# Bandsaw getting ready to see the dumpster



## cjward (Feb 15, 2011)

Hey all. Made the mistake of buying a menards bandsaw. I believe the brand is performax. I have had this thing about six months and have still not been able to make a straight cut. I can't find any info on the web about it except for neg reviews. I have tried alignments, moving all parts, loosening and tightening belt and so on. Does anybody have or have had this model? By the way, I know this was a bad investment so please keep the jokes to a minimum!


----------



## H. A. S. (Sep 23, 2010)

If it's that bad, take it apart and make something else out of the parts. Those parts will come in handy when you least expect it. Better than dumping it.:thumbsup:


----------



## sweensdv (Mar 3, 2008)

Have you tried putting a decent quality blade on it? That and a good tune-up could make all the difference. FIL has a 9" Delta model similar to yours that he never could get to work right. After I tuned it up for him and replaced the crappy stock blade it was a completely different machine.


----------



## cjward (Feb 15, 2011)

Yeah tried two diff blades. This was my first bandsaw so didn't want to get anything fancy. I have used numerous in thee past so I kind of knew what I was getting into with the cheapy. Any specifics about the tuning I could do? The blade is so tight that when it comes off its its damn near impossible to get back on no mattet how much I loosen the wheels. It is impossible for me to get it and keep it centered. Ugh!


----------



## sweensdv (Mar 3, 2008)

Although the saw in this video is larger than the one you have, the tune-up procedures still apply, 



.


----------



## cjward (Feb 15, 2011)

Thanks Sween! Just watched the video, some things in there that I def haven't checked yet. When I get time I will tune her up and let you know!


----------



## BWSmith (Aug 24, 2010)

cj,look at the wheels real close.........is there ANYTHING that looks like they were balanced?Holes drilled for lightening?Taped on wieghts?I know its a pain but wheels out of balance or worse,out of round set up harmonics that really can give a machine the humps.
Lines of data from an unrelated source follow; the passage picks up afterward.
__global__ __launch_bounds__(256) void k_transpose_u16_v(const uint16_t* in, uint16_t* out, uint32_t rows,
                                                         uint32_t cols, uint32_t in_stride, uint32_t out_stride) {
    __shared__ uint32_t t[64 * 33];
    const uint32_t c0 = blockIdx.x * 64, r0 = blockIdx.y * 64, tid = threadIdx.x;
#pragma unroll
    for (uint32_t q = tid; q < 512; q += 256) {
        const uint32_t r = q >> 3, cv = (q & 7) * 8;
        if (r0 + r < rows && c0 + cv < cols) {
            const uint4 v = *reinterpret_cast<const uint4*>(in + (uint64_t)(r0 + r) * in_stride + c0 + cv);
            uint32_t* d = t + r * 33 + cv / 2;
            d[0] = v.x;
            d[1] = v.y;
            d[2] = v.z;
            d[3] = v.w;
        }
    }
    __syncthreads();
    const uint16_t* t16 = reinterpret_cast<const uint16_t*>(t);
#pragma unroll
    for (uint32_t q = tid; q < 512; q += 256) {
        const uint32_t c = q >> 3, rv = (q & 7) * 8;
        if (c0 + c < cols && r0 + rv < rows) {
            uint32_t w[4];
#pragma unroll
            for (int i = 0; i < 4; ++i)
                w[i] = (uint32_t)t16[(rv + 2 * i) * 66 + c] | ((uint32_t)t16[(rv + 2 * i + 1) * 66 + c] << 16);
            *reinterpret_cast<uint4*>(out + (uint64_t)(c0 + c) * out_stride + r0 + rv) = make_uint4(w[0], w[1], w[2], w[3]);
        }
    }
}

__global__ __launch_bounds__(256) void k_transpose_u16_s(const uint16_t* in, uint16_t* out, uint32_t rows,
                                                         uint32_t cols, uint32_t in_stride, uint32_t out_stride) {
    __shared__ uint16_t t[64][65];
    const uint32_t c0 = blockIdx.x * 64, r0 = blockIdx.y * 64;
    const uint32_t tx = threadIdx.x & 63, ty = threadIdx.x >> 6;
    for (uint32_t y = ty; y < 64; y += 4) {
        const uint32_t r = r0 + y, c = c0 + tx;
        if (r < rows && c < cols) t[y][tx] = in[(uint64_t)r * in_stride + c];
    }
    __syncthreads();
    for (uint32_t y = ty; y < 64; y += 4) {
        const uint32_t c = c0 + y, r = r0 + tx;
        if (r < rows && c < cols) out[(uint64_t)c * out_stride + r] = t[tx][y];
    }
}

hipError_t launch_transpose_u16_strided(const uint16_t* in, uint16_t* out, uint32_t rows, uint32_t cols,
                                        uint32_t in_stride, uint32_t out_stride, hipStream_t s) {
    if (rows == 0 || cols == 0) return hipSuccess;
    if (in_stride < cols || out_stride < rows) return hipErrorInvalidValue;
    const bool vec = in_stride % 8 == 0 && out_stride % 8 == 0 && (reinterpret_cast<uintptr_t>(in) & 15) == 0 &&
                     (reinterpret_cast<uintptr_t>(out) & 15) == 0;
    const dim3 grid((cols + 63) / 64, (rows + 63) / 64);
    if (vec)
        hipLaunchKernelGGL(k_transpose_u16_v, grid, dim3(256), 0, s, in, out, rows, cols, in_stride, out_stride);
    else
        hipLaunchKernelGGL(k_transpose_u16_s, grid, dim3(256), 0, s, in, out, rows, cols, in_stride, out_stride);
    return hipGetLastError();
}

__device__ __forceinline__ void or_group(uint32_t* bitmap, uint4 l, uint32_t nib, uint32_t a, uint32_t b,
                                         uint32_t abl = 0) {
    if (abl == 3) {
        if ((l.x ^ l.y ^ l.z ^ l.w ^ nib) == 0x12345678u && b == 9) bitmap[0] = a;
        return;
    }
    const uint32_t w[4] = {l.x, l.y, l.z, l.w};
#pragma unroll
    for (int c = 0; c < 8; ++c) {
        if ((uint32_t)c >= a && (uint32_t)c < b) {
            const uint32_t idx = ((w[c >> 1] >> ((c & 1) * 16)) & 0xFFFFu) | (((nib >> (4 * c)) & 15u) << 16);
            atomicOr(&bitmap[idx >> 5], 1u << (idx & 31));
        }
    }
}

__device__ __forceinline__ void load_group(const uint32_t* tile, uint32_t g, uint4& l, uint32_t& nib) {
    __builtin_memcpy(&l, tile + g * kGroupWords, 16);
    nib = tile[g * kGroupWords + 4];
}

__device__ __forceinline__ uint32_t group_range(uint32_t gi, uint32_t st, uint32_t en) {
    if (gi * 8 >= en || gi * 8 + 8 <= st) return 0u;
    const uint32_t a = gi * 8 < st ? st - gi * 8 : 0u, b = std::min<uint32_t>(8, en - gi * 8);
    return a | (b << 4);
}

Heck,even messed up/worn tyres can have this effect.Ain't sayin thats what the problem is........its just that the wheels "happiness" seem to have a huge bearing on overall smooveness.Its their diameter,its the largest moving thing on a BS.Next is a large pulley,then cheap belts,then motor and so on.BW


----------



## cjward (Feb 15, 2011)

U will def check that. Thanx bj


----------



## cjward (Feb 15, 2011)

I mean bw sorry bout that


----------